- [Task to carry out]: Could you write out every entry exactly as it stands?

- [Information]:
+ + + +

# bharath5673/StrongSORT-YOLO

Hardware: NVIDIA B200
Metric: tracked frames/sec at 1080p, 100 dets/frame (higher is better)
Workload: dtype fp16 hi/lo operand pairs (~22-bit mantissa) with fp32 accumulate on tcgen05 (ReID convs, appearance cost) + fp32 (depthwise, decode, NMS) + f64 (Kalman, gating, IoU, LSAP)

## Files before the change

### strongsort-yolo_b200/csrc/reid_tc4.cu

```cuda
#include <cooperative_groups.h>

#include "ssb_common.cuh"
#include "tc_common.cuh"

namespace cg = cooperative_groups;

#ifndef SSB_DW_CHAINS
#define SSB_DW_CHAINS 3
#endif

namespace {

__host__ __device__ constexpr int cmax4(int a, int b) { return a > b ? a : b; }
__host__ __device__ constexpr int rup128_4(int a) { return (a + 127) / 128 * 128; }
__host__ __device__ constexpr int pow2cols(int c) { return c <= 32 ? 32 : c <= 64 ? 64 : c <= 128 ? 128 : c <= 256 ? 256 : 512; }

template <int CIN_, int MID_, int MIDP_, int COUT_, int H_, int W_, int R_, int NB_, bool DOWN_, int SEG_,
          int THREADS_, int MINB_, bool SPLIT_, bool PW_ = false>
struct B4 {
    static constexpr bool PW = PW_;
    static constexpr int CIN = CIN_, MID = MID_, MIDP = MIDP_, COUT = COUT_, H = H_, W = W_, R = R_, NB = NB_;
    static constexpr int SEG = SEG_, THREADS = THREADS_, MINB = MINB_;
    static constexpr bool DOWN = DOWN_, SPLIT = SPLIT_, EXCH = NB_ > 1;
    static constexpr int NWARPS = THREADS / 32, GROUPS = THREADS / 128;
    static constexpr int HW = H * W;
    static constexpr int NPX = R * W;
    static constexpr int NT = NPX / 128;
    static constexpr int MCH = MIDP / 8;
    static constexpr int CG = MID / 4;
    static constexpr int XL = W < 16 ? W : 16;
    static constexpr int CPW = 16 / XL;
    static constexpr int NCB = W / XL;
    static constexpr int NCGW = (CG / 2) / CPW;
    static constexpr int TPS = NCB * NCGW;
    static constexpr int PLANE_B = NPX * 16;
    static constexpr int MAP_HALF_B = MCH * PLANE_B, MAP_B = 2 * MAP_HALF_B;
    static constexpr int XCH = CIN / 8;
    static constexpr int XS_HALF_B = XCH * PLANE_B, XS_B = 2 * XS_HALF_B;
    static constexpr int TW = W + 2, TH = R + 2, TPX = TW * TH;
    static constexpr int T_B = CG * TPX * 16;
    static constexpr int A_B = rup128_4(cmax4(MAP_B + T_B, XS_B));
    static constexpr int LCN = 2 * MIDP;
    static constexpr int TM_C3 = NT * LCN, TM_COLS = TM_C3 + NT * COUT, TM_ALLOC = pow2cols(TM_COLS);
    static constexpr int C1W_B = CIN * MIDP * 4;
    static constexpr int DNW_HALF_B = DOWN ? CIN * COUT * 2 : 0, DNW_B = 2 * DNW_HALF_B;
    static constexpr int LCW_B = MIDP * MIDP * 4;
    static constexpr int WALL_B = C1W_B + DNW_B + 10 * LCW_B;
    static constexpr int PWW_HALF_B = COUT * COUT * 2, PWW_B = 2 * PWW_HALF_B;
    static constexpr int C3W_HALF_B = MIDP * COUT * 2, C3W_B = 2 * C3W_HALF_B;
    static constexpr int P_B1 = 0, P_LC = MIDP, P_B3 = P_LC + 100 * MIDP, P_GW1 = P_B3 + COUT;
    static constexpr int P_GB1 = P_GW1 + 2 * MIDP, P_GW2 = P_GB1 + 2, P_GB2 = P_GW2 + 2 * MIDP;
    static constexpr int NPAR = P_GB2 + MIDP;
    static constexpr int OFF_X1 = 0;
    static constexpr int OFF_A = OFF_X1 + MAP_B;
    static constexpr int OFF_W = OFF_A + A_B;
    static constexpr int OFF_C3 = OFF_W + rup128_4(WALL_B);
    static constexpr int OFF_PAR = OFF_C3 + C3W_B;
    static constexpr int OFF_GAP = OFF_PAR + rup128_4(NPAR * 4);
    static constexpr int OFF_MISC = OFF_GAP + 4 * NB * MIDP * 4;
    static constexpr int SCR_FLOATS = SEG * NCB * CG * 4;
    static constexpr int SMEM_B = OFF_MISC + 192 + (SCR_FLOATS + 2 * MIDP) * 4 + 64;
    static constexpr int SMEM_LIMIT = MINB >= 2 ? (232448 / MINB - 1024) : 232448;
    static_assert(NPX % 128 == 0, "band = whole M tiles");
    static_assert((W & (W - 1)) == 0, "W power of two");
    static_assert(NT <= 8, "per-tile barriers");
    static_assert(TM_ALLOC * MINB <= 512, "TMEM columns of the co-resident CTAs");
    static_assert(SMEM_B <= SMEM_LIMIT, "shared memory");
    static_assert(MIDP % 16 == 0 && COUT % 32 == 0 && CIN % 16 == 0 && MID % 4 == 0, "MMA shapes");
    static_assert(H % R == 0 && H / R == NB && NB <= 8, "bands / portable cluster size");
    static_assert(MID <= MIDP && COUT == 4 * MID && MIDP <= 32 && COUT * (MIDP / 8) <= THREADS, "OSBlock channel plan");
    static_assert(CG % 2 == 0 && (CG / 2) % CPW == 0 && W % XL == 0, "depthwise warp tasks");
    static_assert(SEG * TPS <= NWARPS, "depthwise warp tasks fit the CTA");
    static_assert(WALL_B + XS_B < (1 << 20), "mbarrier tx count");
    static_assert(!PW || (!DOWN && CIN == COUT && R % 2 == 0 && (PWW_B <= MAP_B || PWW_B <= WALL_B)), "fused transition");
    static constexpr int G_PAR = rup128_4(WALL_B);
    static constexpr int G_W3 = G_PAR + rup128_4(NPAR * 4);
    static constexpr int G_TOTAL = G_W3 + MIDP * COUT * 4;
};
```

+ + + +

- [Solution to the exercise]:
# bharath5673/StrongSORT-YOLO

Hardware: NVIDIA B200
Metric: tracked frames/sec at 1080p, 100 dets/frame (higher is better)
Workload: dtype fp16 hi/lo operand pairs (~22-bit mantissa) with fp32 accumulate on tcgen05 (ReID convs, appearance cost) + fp32 (depthwise, decode, NMS) + f64 (Kalman, gating, IoU, LSAP)

## Files before the change

### strongsort-yolo_b200/csrc/reid_tc4.cu

```cuda
#include <cooperative_groups.h>

#include "ssb_common.cuh"
#include "tc_common.cuh"

namespace cg = cooperative_groups;

#ifndef SSB_DW_CHAINS
#define SSB_DW_CHAINS 3
#endif

namespace {

__host__ __device__ constexpr int cmax4(int a, int b) { return a > b ? a : b; }
__host__ __device__ constexpr int rup128_4(int a) { return (a + 127) / 128 * 128; }
__host__ __device__ constexpr int pow2cols(int c) { return c <= 32 ? 32 : c <= 64 ? 64 : c <= 128 ? 128 : c <= 256 ? 256 : 512; }

template <int CIN_, int MID_, int MIDP_, int COUT_, int H_, int W_, int R_, int NB_, bool DOWN_, int SEG_,
          int THREADS_, int MINB_, bool SPLIT_, bool PW_ = false>
struct B4 {
    static constexpr bool PW = PW_;
    static constexpr int CIN = CIN_, MID = MID_, MIDP = MIDP_, COUT = COUT_, H = H_, W = W_, R = R_, NB = NB_;
    static constexpr int SEG = SEG_, THREADS = THREADS_, MINB = MINB_;
    static constexpr bool DOWN = DOWN_, SPLIT = SPLIT_, EXCH = NB_ > 1;
    static constexpr int NWARPS = THREADS / 32, GROUPS = THREADS / 128;
    static constexpr int HW = H * W;
    static constexpr int NPX = R * W;
    static constexpr int NT = NPX / 128;
    static constexpr int MCH = MIDP / 8;
    static constexpr int CG = MID / 4;
    static constexpr int XL = W < 16 ? W : 16;
    static constexpr int CPW = 16 / XL;
    static constexpr int NCB = W / XL;
    static constexpr int NCGW = (CG / 2) / CPW;
    static constexpr int TPS = NCB * NCGW;
    static constexpr int PLANE_B = NPX * 16;
    static constexpr int MAP_HALF_B = MCH * PLANE_B, MAP_B = 2 * MAP_HALF_B;
    static constexpr int XCH = CIN / 8;
    static constexpr int XS_HALF_B = XCH * PLANE_B, XS_B = 2 * XS_HALF_B;
    static constexpr int TW = W + 2, TH = R + 2, TPX = TW * TH;
    static constexpr int T_B = CG * TPX * 16;
    static constexpr int A_B = rup128_4(cmax4(MAP_B + T_B, XS_B));
    static constexpr int LCN = 2 * MIDP;
    static constexpr int TM_C3 = NT * LCN, TM_COLS = TM_C3 + NT * COUT, TM_ALLOC = pow2cols(TM_COLS);
    static constexpr int C1W_B = CIN * MIDP * 4;
    static constexpr int DNW_HALF_B = DOWN ? CIN * COUT * 2 : 0, DNW_B = 2 * DNW_HALF_B;
    static constexpr int LCW_B = MIDP * MIDP * 4;
    static constexpr int WALL_B = C1W_B + DNW_B + 10 * LCW_B;
    static constexpr int PWW_HALF_B = COUT * COUT * 2, PWW_B = 2 * PWW_HALF_B;
    static constexpr int C3W_HALF_B = MIDP * COUT * 2, C3W_B = 2 * C3W_HALF_B;
    static constexpr int P_B1 = 0, P_LC = MIDP, P_B3 = P_LC + 100 * MIDP, P_GW1 = P_B3 + COUT;
    static constexpr int P_GB1 = P_GW1 + 2 * MIDP, P_GW2 = P_GB1 + 2, P_GB2 = P_GW2 + 2 * MIDP;
    static constexpr int NPAR = P_GB2 + MIDP;
    static constexpr int OFF_X1 = 0;
    static constexpr int OFF_A = OFF_X1 + MAP_B;
    static constexpr int OFF_W = OFF_A + A_B;
    static constexpr int OFF_C3 = OFF_W + rup128_4(WALL_B);
    static constexpr int OFF_PAR = OFF_C3 + C3W_B;
    static constexpr int OFF_GAP = OFF_PAR + rup128_4(NPAR * 4);
    static constexpr int OFF_MISC = OFF_GAP + 4 * NB * MIDP * 4;
    static constexpr int SCR_FLOATS = SEG * NCB * CG * 4;
    static constexpr int SMEM_B = OFF_MISC + 192 + (SCR_FLOATS + 2 * MIDP) * 4 + 64;
    static constexpr int SMEM_LIMIT = MINB >= 2 ? (232448 / MINB - 1024) : 232448;
    static_assert(NPX % 128 == 0, "band = whole M tiles");
    static_assert((W & (W - 1)) == 0, "W power of two");
    static_assert(NT <= 8, "per-tile barriers");
    static_assert(TM_ALLOC * MINB <= 512, "TMEM columns of the co-resident CTAs");
    static_assert(SMEM_B <= SMEM_LIMIT, "shared memory");
    static_assert(MIDP % 16 == 0 && COUT % 32 == 0 && CIN % 16 == 0 && MID % 4 == 0, "MMA shapes");
    static_assert(H % R == 0 && H / R == NB && NB <= 8, "bands / portable cluster size");
    static_assert(MID <= MIDP && COUT == 4 * MID && MIDP <= 32 && COUT * (MIDP / 8) <= THREADS, "OSBlock channel plan");
    static_assert(CG % 2 == 0 && (CG / 2) % CPW == 0 && W % XL == 0, "depthwise warp tasks");
    static_assert(SEG * TPS <= NWARPS, "depthwise warp tasks fit the CTA");
    static_assert(WALL_B + XS_B < (1 << 20), "mbarrier tx count");
    static_assert(!PW || (!DOWN && CIN == COUT && R % 2 == 0 && (PWW_B <= MAP_B || PWW_B <= WALL_B)), "fused transition");
    static constexpr int G_PAR = rup128_4(WALL_B);
    static constexpr int G_W3 = G_PAR + rup128_4(NPAR * 4);
    static constexpr int G_TOTAL = G_W3 + MIDP * COUT * 4;
};
```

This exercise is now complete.